CCC gives city hill dwellers the short shift
The refusal of the Chittagong City Corporation to hand over apartments to 161 poor families is patently unethical. In 2013, under a laudable project initiated by the then-mayor, the CCC started the construction of a seven-storey building by evicting 33 families living in the city's Batali Hill area assuring them that they would be the owners of the apartments upon meeting the terms and conditions of payments. Taka 10,000 was taken from each family as down payment and they were supposed to pay Tk 6.10 lakh for each unit in a monthly installment of Tk 2,500. The families happily agreed. But now the CCC has changed its mind, questioning the ability of these families to pay the installment. This is reprehensible.
How has the new administration assessed that these families would not be able to pay a paltry amount of Tk. 2,500 a month? Or are there some other factors at play here? The incumbent mayor, reportedly, said that the building would be used for other purposes without giving further details. May we ask what better purposes there could be than allotting them to people the apartments have been built for?
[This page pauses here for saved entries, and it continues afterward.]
static int g3_tn_impl(const float* a, int64_t lda, const float* a2, int a2_rows, const void* b_planes,
                      const float* bias, const float* c_in, int64_t ldcin, const float* c_in2, int64_t ldcin2,
                      const float* gate, int64_t ldgate, float* c, int64_t ldc, int M, int N, int K,
                      int relu, void* stream, const float* a_amax, const float* b_amax, float* out_amax,
                      const unsigned char* gbits, int64_t ldgbits, unsigned char* gbits_out, int64_t ldgbits_out)
{
    hipStream_t st = (hipStream_t)stream;
    if (!a || !b_planes || !c) return mpf::fail(MPF_E_NULL, "gemm3_tn: NULL buffer");
    if (M <= 0 || N <= 0 || K <= 0) return mpf::fail(MPF_E_SHAPE, "gemm3_tn: bad sizes");
    if (K % kBK != 0 || N % 4 != 0 || lda % 4 != 0 || ldc % 4 != 0 || (c_in && ldcin % 4 != 0) || (c_in2 && ldcin2 % 4 != 0) ||
        (gate && ldgate % 4 != 0))
        return mpf::fail(MPF_E_SHAPE, "gemm3_tn: K must be a multiple of 32; N, lda, ldc multiples of 4");
    if (a2 && a2_rows <= 0) return mpf::fail(MPF_E_SHAPE, "gemm3_tn: a2_rows must be positive");
    G3 p;
    p.a_amax = nullptr; p.b_amax = nullptr; p.out_amax = nullptr;
    p.a = a; p.a2 = a2; p.bp = (const unsigned short*)b_planes; p.bias = bias; p.cin = c_in; p.c = c;
    p.cin2 = c_in2; p.gate = gate; p.ldcin2 = ldcin2; p.ldgate = ldgate;
    p.lda = lda; p.ldc = ldc; p.ldcin = ldcin; p.plane = (int64_t)N * K;
    p.M = M; p.N = N; p.K = K; p.a2_rows = a2_rows; p.relu = relu; p.c16 = nullptr;
    p.a_amax = a_amax; p.b_amax = b_amax; p.out_amax = out_amax;
    {
        const float* consts = nullptr;
        if (int rc = g3_consts(&consts, "gemm3_tn: constants")) return rc;
        p.bias_cm = bias ? 1 : 0; p.cin_cm = c_in ? 1 : 0; p.cin2_cm = c_in2 ? 1 : 0; p.gate_cm = gate ? 1 : 0;
        if (!bias) p.bias = consts;
        if (!c_in) { p.cin = consts; p.ldcin = 0; }
        if (!c_in2) { p.cin2 = consts; p.ldcin2 = 0; }
        if (!gate) { p.gate = consts + 4; p.ldgate = 0; }
        g3_no_bits(p, consts);
        if (gbits) { p.gbits = gbits; p.ldgbits = ldgbits; p.gbits_cm = 1; }
        p.gbits_out = gbits_out; p.ldgbits_out = ldgbits_out;
    }
    const int tiles_m = (M + kBM - 1) / kBM;
    const int waste128 = ((N + 127) / 128) * 128 - N, waste96 = ((N + 95) / 96) * 96 - N;
    const bool use96 = waste96 < waste128;
    p.tiles_n = use96 ? (N + 95) / 96 : (N + 127) / 128;
    p.ntiles = tiles_m * p.tiles_n;
    p.tm0 = 0; p.ntiles2 = 0; p.tiles_n2 = 0;
    if (a_amax && !a2 && !gate && !c_in2 && g_ws > 0 && N >= g_ws && K == kWsK && N % 256 == 0 && ((uintptr_t)a & 15) == 0) {
        const int r = g3_launch_ws(p, st);
        if (r != -1000) return r;
    }
    bool tn3 = a_amax && !a2 && g_tn3 && N % 256 == 0 && M >= 2048 && ((uintptr_t)a & 15) == 0 && lda % 4 == 0;
    int t3_bm = kT3BM;
    if (tn3) {
        const int cus = mpf::cu_count(), nt3 = ((M + kT3BM - 1) / kT3BM) * (N / 256), rem = nt3 % cus;
        tn3 = g_tn3 == 2 || (nt3 >= cus * 3 / 4 && (rem == 0 || 4 * rem >= 3 * cus || nt3 >= 4 * cus));
        const int nt176 = ((M + 175) / 176) * (N / 256);
        if (g_tn3_176 && (nt176 + cus - 1) / cus <= (nt3 + cus - 1) / cus) t3_bm = 176;
    }
    if (tn3) {
        static mpf::LdsAttr attr;
        if (int e = mpf::ensure_dynamic_lds((const void*)gemm3_tn3_kernel, kT3Lds, attr)) return e;
        p.tiles_n = N / 256;
        p.t3_bm = t3_bm;
        p.ntiles = ((M + t3_bm - 1) / t3_bm) * p.tiles_n;
        mpf::prof_begin(st);
        mpf::set_kernel(t3_bm == kT3BM ? "gemm3_tn_kernel<h2 192x256>" : "gemm3_tn_kernel<h2 192x256:176>");
        {
            void* args[] = {(void*)&p};
            if (hipError_t e = hipLaunchKernel((const void*)gemm3_tn3_kernel, dim3(((p.ntiles + 7) / 8) * 8), dim3(kT3T), args, kT3Lds, st); e != hipSuccess)
                return mpf::check(e, "gemm3_tn3_kernel");
        }
        mpf::prof_end(mpf_last_kernel(), st, 4.0 * ((double)M * K + (double)M * N) + 4.0 * (double)N * K, 2.0 * M * (double)N * K);
        return mpf::check(hipGetLastError(), "mpf_gemm3_tn_h2(192x256)");
    }
    if (!a2 && g3_launch_two_pass(p, st)) {
        mpf::prof_end(mpf_last_kernel(), st, 4.0 * ((double)M * K + (double)M * N) + (a_amax ? 4.0 : 6.0) * (double)N * K, 2.0 * M * (double)N * K);
        return mpf::check(hipGetLastError(), "mpf_gemm3_tn");
    }
    if (a_amax) {
        const int grid_h = ((p.ntiles + 7) / 8) * 8;
        mpf::prof_begin(st);
        if (use96) {
            mpf::set_kernel("gemm3_tn_kernel<h2 96>");
            hipLaunchKernelGGL((gemm3_tn_kernel<96, false, true>), dim3(grid_h), dim3(kThreads), 0, st, p);
        } else {
            mpf::set_kernel("gemm3_tn_kernel<h2 128>");
            hipLaunchKernelGGL((gemm3_tn_kernel<128, false, true>), dim3(grid_h), dim3(kThreads), 0, st, p);
        }
        mpf::prof_end(mpf_last_kernel(), st, 4.0 * ((double)M * K + (double)M * N) + 4.0 * (double)N * K, 2.0 * M * (double)N * K);
        return mpf::check(hipGetLastError(), "mpf_gemm3_tn_h2");
    }
    if (!use96 && N % 64 == 0 && g_mixed) {
        static int slots = 0;
        if (!slots) {
            int dev = 0, cus = 0;
            if (hipGetDevice(&dev) == hipSuccess && hipDeviceGetAttribute(&cus, hipDeviceAttributeMultiprocessorCount, dev) == hipSuccess && cus > 0)
                slots = 2 * cus;
            else
                slots = 512;
        }
        const int rounds = p.ntiles / slots, rem = p.ntiles - rounds * slots;
        if (rounds >= 1 && rem > 0 && 2 * rem <= slots && slots % p.tiles_n == 0) {
            const int main_blocks = rounds * (slots / p.tiles_n);
            p.tm0 = main_blocks;
            p.tiles_n2 = N / 64;
            p.ntiles2 = (tiles_m - main_blocks) * p.tiles_n2;
            p.ntiles = main_blocks * p.tiles_n;
            const int grid_mixed = ((p.ntiles + 7) / 8) * 8 + ((p.ntiles2 + 7) / 8) * 8;
            mpf::prof_begin(st);
            mpf::set_kernel("gemm3_tn_kernel<128+64>");
            if (a2) hipLaunchKernelGGL(gemm3_tn_mixed_kernel<true>, dim3(grid_mixed), dim3(kThreads), 0, st, p);
            else hipLaunchKernelGGL(gemm3_tn_mixed_kernel<false>, dim3(grid_mixed), dim3(kThreads), 0, st, p);
            mpf::prof_end(mpf_last_kernel(), st, 4.0 * ((double)M * K + (double)M * N) + 6.0 * (double)N * K, 2.0 * M * (double)N * K);
            return mpf::check(hipGetLastError(), "mpf_gemm3_tn");
        }
    }
    const int grid = ((p.ntiles + 7) / 8) * 8;
    mpf::prof_begin(st);
    if (use96) {
        mpf::set_kernel("gemm3_tn_kernel<96>");
        if (a2) hipLaunchKernelGGL((gemm3_tn_kernel<96, true>), dim3(grid), dim3(kThreads), 0, st, p);
        else hipLaunchKernelGGL((gemm3_tn_kernel<96, false>), dim3(grid), dim3(kThreads), 0, st, p);
    } else {
        mpf::set_kernel("gemm3_tn_kernel<128>");
        if (a2) hipLaunchKernelGGL((gemm3_tn_kernel<128, true>), dim3(grid), dim3(kThreads), 0, st, p);
        else hipLaunchKernelGGL((gemm3_tn_kernel<128, false>), dim3(grid), dim3(kThreads), 0, st, p);
    }
    mpf::prof_end(mpf_last_kernel(), st, 4.0 * ((double)M * K + (double)M * N) + 6.0 * (double)N * K, 2.0 * M * (double)N * K);
    return mpf::check(hipGetLastError(), "mpf_gemm3_tn");
}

Building low-cost housing for slum-dwellers results in improved health and education outcomes. Construction of a seven-storey building for them in Chittagong was a good initiative, the proposed beneficiaries of which are facing the risks of being shortchanged by the CCC. The mayor should not go back on the city corporation's word. He should put things straight and make sure that the affected families get what was promised to them.